**Requirement**
Pull out every line with the word "struct" from the entries below.

**Data under study**

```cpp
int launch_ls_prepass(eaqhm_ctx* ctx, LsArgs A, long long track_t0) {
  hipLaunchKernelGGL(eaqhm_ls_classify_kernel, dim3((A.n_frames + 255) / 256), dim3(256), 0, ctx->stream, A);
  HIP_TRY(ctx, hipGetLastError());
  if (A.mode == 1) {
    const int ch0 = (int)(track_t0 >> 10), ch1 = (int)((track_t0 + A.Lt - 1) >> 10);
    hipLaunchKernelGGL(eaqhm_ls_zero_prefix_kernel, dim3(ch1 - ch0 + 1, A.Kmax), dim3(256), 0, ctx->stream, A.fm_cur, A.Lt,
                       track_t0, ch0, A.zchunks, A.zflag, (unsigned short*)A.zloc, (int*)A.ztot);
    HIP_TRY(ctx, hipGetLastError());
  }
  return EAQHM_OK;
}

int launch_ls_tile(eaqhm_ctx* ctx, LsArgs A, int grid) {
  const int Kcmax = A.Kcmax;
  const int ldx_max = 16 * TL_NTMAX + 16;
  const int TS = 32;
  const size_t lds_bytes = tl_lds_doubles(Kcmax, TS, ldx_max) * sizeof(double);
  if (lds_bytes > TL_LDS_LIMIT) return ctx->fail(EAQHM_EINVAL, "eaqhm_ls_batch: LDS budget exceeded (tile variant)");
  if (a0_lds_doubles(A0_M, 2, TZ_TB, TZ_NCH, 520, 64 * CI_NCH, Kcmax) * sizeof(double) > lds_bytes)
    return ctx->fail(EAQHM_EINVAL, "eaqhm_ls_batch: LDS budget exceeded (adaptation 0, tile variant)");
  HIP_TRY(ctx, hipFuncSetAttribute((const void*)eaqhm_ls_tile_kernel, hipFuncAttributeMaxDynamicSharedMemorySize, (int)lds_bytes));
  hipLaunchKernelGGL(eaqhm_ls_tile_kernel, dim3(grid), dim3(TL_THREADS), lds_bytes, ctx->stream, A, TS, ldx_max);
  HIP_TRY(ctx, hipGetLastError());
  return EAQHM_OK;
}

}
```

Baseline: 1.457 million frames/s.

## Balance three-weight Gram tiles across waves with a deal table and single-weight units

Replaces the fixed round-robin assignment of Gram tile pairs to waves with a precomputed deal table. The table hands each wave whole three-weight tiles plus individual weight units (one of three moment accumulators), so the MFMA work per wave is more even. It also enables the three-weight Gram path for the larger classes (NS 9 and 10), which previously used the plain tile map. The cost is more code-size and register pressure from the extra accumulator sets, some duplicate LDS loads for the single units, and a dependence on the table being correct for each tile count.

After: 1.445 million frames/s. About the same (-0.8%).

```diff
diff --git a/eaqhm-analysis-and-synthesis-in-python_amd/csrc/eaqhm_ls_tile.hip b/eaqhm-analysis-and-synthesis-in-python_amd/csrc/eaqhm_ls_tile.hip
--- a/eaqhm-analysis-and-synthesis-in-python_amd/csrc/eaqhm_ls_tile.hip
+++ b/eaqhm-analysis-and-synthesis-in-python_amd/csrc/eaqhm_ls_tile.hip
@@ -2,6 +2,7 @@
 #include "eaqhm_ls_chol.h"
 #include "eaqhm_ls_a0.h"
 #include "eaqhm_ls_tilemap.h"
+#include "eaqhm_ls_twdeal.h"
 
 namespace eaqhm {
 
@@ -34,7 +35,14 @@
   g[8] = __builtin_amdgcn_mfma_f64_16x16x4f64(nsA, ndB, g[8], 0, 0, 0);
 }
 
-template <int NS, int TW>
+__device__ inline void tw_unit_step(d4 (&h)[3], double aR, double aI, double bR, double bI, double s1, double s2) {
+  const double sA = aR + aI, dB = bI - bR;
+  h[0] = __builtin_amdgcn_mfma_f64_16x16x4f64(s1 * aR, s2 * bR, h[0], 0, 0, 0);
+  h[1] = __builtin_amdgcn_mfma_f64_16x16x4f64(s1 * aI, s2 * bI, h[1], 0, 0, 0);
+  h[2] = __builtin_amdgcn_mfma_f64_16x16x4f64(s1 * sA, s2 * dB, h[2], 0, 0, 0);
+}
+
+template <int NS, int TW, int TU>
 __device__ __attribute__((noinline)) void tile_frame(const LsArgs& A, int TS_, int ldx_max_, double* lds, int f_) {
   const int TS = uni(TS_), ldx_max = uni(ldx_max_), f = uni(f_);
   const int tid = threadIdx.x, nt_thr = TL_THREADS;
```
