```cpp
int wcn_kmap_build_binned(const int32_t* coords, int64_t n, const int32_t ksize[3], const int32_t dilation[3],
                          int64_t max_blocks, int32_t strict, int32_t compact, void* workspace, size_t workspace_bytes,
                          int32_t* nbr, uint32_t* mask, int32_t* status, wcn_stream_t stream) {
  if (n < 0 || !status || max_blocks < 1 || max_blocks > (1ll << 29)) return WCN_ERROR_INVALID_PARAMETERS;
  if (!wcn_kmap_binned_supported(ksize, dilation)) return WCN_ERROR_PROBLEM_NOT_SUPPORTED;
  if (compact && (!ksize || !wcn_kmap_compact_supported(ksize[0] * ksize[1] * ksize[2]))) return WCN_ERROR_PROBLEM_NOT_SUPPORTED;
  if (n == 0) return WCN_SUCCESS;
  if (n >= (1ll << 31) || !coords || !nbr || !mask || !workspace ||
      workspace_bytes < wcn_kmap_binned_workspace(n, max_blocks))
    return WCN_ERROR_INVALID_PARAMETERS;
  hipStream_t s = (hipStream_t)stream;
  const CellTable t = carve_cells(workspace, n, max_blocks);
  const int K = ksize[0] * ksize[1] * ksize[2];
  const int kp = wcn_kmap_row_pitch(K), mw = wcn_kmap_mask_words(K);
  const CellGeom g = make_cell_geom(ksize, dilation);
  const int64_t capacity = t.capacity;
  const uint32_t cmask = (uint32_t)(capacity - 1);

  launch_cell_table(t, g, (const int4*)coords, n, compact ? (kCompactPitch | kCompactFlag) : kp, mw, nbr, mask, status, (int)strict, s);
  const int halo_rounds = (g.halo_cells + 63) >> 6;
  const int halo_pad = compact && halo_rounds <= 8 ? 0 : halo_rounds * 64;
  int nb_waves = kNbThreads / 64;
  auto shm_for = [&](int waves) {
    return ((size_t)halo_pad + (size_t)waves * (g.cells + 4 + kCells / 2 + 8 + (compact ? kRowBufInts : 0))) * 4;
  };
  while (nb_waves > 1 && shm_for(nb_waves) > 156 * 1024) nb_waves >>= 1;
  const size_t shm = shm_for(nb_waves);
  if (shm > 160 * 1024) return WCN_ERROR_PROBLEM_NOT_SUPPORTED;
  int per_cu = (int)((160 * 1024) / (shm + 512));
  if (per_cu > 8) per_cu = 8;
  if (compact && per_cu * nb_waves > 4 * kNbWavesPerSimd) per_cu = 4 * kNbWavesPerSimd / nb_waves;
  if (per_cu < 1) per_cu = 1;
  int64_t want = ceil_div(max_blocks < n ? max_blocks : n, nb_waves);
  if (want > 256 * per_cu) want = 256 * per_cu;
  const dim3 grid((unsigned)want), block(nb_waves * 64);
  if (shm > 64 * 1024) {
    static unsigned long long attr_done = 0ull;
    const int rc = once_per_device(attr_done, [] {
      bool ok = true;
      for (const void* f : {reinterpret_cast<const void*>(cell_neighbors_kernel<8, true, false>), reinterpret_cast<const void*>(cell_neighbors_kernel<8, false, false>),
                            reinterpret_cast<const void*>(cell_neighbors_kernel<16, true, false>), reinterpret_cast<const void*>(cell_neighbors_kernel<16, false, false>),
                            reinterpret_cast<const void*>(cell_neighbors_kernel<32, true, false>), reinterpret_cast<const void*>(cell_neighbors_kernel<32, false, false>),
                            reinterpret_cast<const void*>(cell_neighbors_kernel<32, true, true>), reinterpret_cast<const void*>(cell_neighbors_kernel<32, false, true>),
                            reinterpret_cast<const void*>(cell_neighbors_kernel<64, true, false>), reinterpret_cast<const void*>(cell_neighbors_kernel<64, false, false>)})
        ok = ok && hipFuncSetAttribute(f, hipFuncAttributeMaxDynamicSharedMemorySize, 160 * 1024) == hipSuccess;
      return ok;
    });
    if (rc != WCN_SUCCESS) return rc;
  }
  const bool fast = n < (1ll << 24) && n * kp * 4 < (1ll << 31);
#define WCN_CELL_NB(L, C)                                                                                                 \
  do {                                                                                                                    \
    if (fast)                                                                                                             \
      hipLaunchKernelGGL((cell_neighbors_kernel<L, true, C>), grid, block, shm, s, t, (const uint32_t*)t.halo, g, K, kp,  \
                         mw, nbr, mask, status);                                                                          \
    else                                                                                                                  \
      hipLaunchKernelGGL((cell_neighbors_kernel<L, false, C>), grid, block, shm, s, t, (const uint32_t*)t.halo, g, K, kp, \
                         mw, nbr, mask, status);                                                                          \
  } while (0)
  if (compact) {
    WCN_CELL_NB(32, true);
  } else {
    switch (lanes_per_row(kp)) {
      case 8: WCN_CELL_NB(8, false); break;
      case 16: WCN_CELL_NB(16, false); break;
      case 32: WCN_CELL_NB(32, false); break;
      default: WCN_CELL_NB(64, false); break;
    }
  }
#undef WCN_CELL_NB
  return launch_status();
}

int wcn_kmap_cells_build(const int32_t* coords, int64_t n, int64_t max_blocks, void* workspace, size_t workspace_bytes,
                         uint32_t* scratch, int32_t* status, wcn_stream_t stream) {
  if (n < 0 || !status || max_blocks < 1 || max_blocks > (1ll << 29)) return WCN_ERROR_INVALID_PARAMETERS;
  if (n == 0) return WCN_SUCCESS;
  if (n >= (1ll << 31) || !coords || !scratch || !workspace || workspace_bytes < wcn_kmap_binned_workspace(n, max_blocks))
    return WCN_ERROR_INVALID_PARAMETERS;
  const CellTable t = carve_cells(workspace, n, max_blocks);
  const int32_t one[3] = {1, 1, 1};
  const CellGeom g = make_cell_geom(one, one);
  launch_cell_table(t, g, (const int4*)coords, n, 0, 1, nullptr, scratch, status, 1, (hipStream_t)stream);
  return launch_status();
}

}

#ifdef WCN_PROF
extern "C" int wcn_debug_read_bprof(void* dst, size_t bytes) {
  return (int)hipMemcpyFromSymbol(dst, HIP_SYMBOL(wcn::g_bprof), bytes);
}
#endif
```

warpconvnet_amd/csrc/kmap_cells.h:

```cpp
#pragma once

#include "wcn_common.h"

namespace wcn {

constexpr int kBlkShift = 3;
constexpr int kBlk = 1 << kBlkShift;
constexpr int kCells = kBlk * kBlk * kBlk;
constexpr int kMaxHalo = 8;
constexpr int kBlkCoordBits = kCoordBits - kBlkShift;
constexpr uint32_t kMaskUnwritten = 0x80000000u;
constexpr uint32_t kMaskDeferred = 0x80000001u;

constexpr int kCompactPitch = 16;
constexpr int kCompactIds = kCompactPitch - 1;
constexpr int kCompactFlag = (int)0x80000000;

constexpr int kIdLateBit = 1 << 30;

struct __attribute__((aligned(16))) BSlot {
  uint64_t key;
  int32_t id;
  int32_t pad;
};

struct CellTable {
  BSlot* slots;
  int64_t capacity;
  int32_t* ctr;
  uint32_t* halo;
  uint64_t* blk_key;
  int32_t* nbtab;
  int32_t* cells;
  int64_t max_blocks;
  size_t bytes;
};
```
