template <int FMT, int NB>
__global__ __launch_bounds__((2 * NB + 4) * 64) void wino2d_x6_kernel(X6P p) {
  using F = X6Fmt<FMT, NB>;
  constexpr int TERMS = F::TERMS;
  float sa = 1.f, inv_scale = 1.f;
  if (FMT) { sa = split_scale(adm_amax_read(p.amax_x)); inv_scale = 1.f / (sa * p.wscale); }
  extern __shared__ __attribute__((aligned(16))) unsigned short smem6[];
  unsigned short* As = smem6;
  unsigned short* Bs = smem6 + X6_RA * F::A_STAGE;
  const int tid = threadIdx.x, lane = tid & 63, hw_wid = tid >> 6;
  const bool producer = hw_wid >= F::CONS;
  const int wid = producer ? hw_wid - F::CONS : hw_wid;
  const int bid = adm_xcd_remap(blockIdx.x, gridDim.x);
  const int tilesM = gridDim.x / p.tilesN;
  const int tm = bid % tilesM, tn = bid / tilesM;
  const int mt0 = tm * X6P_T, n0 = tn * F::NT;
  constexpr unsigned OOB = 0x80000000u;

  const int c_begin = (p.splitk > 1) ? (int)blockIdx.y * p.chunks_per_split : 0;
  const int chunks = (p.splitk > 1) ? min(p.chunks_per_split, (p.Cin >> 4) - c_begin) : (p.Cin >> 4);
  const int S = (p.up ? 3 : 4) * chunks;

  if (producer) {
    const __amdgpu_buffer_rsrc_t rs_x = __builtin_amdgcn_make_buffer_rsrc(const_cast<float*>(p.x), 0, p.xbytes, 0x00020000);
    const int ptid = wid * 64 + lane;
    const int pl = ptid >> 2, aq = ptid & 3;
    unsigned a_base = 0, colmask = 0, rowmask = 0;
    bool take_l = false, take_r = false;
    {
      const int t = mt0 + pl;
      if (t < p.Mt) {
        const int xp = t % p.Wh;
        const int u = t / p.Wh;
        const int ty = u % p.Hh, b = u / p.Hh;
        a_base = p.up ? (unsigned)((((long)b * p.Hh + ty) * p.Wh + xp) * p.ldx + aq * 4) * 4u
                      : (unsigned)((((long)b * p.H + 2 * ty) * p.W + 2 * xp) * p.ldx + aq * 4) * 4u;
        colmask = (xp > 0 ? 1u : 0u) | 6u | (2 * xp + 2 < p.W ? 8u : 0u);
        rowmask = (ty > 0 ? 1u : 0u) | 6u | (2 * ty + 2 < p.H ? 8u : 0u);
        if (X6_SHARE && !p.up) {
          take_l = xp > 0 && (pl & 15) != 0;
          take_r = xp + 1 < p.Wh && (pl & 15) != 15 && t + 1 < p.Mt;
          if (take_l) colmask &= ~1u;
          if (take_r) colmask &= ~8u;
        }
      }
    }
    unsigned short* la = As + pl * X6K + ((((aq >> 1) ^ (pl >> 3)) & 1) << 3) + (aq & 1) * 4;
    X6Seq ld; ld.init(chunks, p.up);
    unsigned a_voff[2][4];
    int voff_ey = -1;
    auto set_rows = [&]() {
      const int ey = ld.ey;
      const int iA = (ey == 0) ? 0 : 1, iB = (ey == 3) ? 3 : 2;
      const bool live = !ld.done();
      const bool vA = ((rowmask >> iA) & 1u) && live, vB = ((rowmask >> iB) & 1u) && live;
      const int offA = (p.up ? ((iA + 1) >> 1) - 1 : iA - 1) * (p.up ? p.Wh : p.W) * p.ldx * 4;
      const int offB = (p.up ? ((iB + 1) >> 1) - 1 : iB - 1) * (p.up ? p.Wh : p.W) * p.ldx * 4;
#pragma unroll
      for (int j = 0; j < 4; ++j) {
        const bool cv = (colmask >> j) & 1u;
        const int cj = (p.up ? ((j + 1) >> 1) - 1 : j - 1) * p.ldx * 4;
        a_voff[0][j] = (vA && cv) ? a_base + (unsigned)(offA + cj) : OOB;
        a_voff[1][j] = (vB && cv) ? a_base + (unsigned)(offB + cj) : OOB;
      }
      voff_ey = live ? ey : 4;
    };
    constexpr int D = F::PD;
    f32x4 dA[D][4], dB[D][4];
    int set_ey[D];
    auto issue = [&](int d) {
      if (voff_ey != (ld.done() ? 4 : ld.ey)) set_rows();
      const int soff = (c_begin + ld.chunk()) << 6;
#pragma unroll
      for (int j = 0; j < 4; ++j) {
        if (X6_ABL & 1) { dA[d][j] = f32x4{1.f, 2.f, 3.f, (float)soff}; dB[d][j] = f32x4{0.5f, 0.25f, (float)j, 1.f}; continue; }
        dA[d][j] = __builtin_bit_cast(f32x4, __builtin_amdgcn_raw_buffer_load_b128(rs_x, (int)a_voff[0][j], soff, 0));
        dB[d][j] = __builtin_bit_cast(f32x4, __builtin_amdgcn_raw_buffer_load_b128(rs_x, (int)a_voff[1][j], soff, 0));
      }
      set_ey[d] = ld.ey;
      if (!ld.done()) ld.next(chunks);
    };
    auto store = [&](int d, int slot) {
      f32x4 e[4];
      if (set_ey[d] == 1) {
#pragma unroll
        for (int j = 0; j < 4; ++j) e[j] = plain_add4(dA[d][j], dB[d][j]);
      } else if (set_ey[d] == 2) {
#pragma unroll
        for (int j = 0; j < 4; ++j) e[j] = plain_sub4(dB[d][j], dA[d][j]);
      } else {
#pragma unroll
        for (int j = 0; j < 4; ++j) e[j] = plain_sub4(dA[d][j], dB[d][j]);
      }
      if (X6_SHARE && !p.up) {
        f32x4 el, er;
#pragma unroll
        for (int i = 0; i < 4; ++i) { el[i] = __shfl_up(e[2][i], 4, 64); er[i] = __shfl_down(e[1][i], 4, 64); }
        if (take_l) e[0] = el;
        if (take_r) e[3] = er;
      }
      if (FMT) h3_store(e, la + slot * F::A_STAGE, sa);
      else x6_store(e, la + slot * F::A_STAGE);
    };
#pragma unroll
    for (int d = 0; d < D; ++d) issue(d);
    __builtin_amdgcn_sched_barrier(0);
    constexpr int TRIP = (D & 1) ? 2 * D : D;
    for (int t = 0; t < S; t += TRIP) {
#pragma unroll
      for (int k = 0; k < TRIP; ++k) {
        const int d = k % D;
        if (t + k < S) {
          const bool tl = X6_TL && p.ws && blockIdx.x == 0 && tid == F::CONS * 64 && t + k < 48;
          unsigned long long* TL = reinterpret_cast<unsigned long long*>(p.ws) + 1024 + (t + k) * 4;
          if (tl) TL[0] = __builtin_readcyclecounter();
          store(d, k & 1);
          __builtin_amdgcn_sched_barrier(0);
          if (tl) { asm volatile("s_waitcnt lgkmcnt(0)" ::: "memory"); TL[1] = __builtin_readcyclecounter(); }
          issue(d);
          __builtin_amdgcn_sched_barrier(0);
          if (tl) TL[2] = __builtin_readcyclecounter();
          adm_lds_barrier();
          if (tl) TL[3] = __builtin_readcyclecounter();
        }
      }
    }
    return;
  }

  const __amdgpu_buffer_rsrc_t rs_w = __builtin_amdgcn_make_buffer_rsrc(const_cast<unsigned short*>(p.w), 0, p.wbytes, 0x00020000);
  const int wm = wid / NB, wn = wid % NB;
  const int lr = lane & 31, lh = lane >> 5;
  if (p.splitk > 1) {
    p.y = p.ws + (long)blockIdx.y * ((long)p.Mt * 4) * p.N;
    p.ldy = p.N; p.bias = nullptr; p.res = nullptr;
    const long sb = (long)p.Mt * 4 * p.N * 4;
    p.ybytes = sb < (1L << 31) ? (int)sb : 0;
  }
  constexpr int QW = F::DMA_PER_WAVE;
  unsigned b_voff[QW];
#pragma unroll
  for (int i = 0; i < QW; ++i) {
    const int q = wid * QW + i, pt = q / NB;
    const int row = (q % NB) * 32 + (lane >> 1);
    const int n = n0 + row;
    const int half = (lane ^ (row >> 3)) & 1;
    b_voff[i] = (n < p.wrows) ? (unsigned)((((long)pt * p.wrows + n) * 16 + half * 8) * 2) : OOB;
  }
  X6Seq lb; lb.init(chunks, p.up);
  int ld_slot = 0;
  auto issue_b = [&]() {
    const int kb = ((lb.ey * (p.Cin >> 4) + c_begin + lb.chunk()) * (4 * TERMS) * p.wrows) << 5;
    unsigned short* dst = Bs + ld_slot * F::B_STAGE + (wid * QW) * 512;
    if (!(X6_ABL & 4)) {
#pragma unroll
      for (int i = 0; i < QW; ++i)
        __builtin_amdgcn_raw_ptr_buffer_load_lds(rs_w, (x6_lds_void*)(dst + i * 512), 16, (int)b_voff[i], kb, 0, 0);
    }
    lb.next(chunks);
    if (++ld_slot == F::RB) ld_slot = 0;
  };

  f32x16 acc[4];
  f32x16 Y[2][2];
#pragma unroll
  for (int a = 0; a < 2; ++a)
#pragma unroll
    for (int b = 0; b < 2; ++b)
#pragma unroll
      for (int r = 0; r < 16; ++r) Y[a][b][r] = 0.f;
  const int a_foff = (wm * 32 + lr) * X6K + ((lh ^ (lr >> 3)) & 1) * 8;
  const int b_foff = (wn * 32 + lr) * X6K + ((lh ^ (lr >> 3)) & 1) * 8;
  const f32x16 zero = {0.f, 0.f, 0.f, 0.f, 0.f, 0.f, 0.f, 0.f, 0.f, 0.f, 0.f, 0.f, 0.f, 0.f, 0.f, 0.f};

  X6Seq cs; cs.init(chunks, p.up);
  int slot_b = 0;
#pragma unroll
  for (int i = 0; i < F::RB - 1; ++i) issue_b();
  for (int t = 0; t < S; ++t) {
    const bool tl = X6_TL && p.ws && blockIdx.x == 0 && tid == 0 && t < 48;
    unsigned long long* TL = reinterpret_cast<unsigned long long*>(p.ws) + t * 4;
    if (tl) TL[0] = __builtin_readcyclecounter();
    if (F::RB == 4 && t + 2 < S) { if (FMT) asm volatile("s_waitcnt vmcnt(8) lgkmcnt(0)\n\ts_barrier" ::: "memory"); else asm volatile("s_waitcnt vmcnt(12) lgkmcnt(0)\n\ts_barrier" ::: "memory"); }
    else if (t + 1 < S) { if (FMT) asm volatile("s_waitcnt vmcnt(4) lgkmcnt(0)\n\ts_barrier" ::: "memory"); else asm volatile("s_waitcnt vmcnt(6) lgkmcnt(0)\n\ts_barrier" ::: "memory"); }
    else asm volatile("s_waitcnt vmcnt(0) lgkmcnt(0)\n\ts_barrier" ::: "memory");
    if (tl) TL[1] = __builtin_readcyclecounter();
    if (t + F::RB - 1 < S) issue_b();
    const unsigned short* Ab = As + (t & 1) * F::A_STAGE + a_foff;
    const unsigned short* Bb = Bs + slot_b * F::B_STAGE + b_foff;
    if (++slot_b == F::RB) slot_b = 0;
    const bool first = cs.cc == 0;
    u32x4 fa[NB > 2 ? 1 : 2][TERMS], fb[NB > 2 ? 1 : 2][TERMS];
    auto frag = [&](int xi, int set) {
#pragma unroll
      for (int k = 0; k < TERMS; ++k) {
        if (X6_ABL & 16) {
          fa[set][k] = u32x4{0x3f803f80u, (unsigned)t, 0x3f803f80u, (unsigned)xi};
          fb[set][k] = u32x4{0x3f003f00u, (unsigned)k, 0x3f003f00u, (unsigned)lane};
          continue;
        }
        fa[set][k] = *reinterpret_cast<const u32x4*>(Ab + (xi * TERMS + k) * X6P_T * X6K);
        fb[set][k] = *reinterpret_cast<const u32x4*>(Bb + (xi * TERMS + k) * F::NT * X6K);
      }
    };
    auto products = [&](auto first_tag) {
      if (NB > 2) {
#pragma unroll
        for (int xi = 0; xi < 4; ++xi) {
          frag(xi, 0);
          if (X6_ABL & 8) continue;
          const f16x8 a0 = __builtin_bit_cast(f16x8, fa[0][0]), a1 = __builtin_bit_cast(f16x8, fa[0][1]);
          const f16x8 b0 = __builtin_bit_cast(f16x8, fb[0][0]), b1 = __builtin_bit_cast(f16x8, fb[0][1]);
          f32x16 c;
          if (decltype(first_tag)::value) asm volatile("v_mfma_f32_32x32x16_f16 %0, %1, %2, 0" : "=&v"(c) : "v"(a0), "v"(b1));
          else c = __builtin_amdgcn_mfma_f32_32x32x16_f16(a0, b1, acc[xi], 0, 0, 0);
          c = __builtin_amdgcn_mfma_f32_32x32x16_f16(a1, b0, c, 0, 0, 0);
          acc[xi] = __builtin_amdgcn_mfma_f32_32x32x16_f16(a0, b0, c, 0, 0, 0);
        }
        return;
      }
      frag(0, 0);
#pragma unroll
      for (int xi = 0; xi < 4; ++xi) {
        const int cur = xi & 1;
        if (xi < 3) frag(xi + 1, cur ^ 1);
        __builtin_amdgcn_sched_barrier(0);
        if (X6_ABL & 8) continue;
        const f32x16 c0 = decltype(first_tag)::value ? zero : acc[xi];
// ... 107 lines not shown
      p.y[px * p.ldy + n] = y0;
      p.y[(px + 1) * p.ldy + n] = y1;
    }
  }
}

**Problem solution**
struct __attribute__((aligned(16))) BSlot {
struct CellTable {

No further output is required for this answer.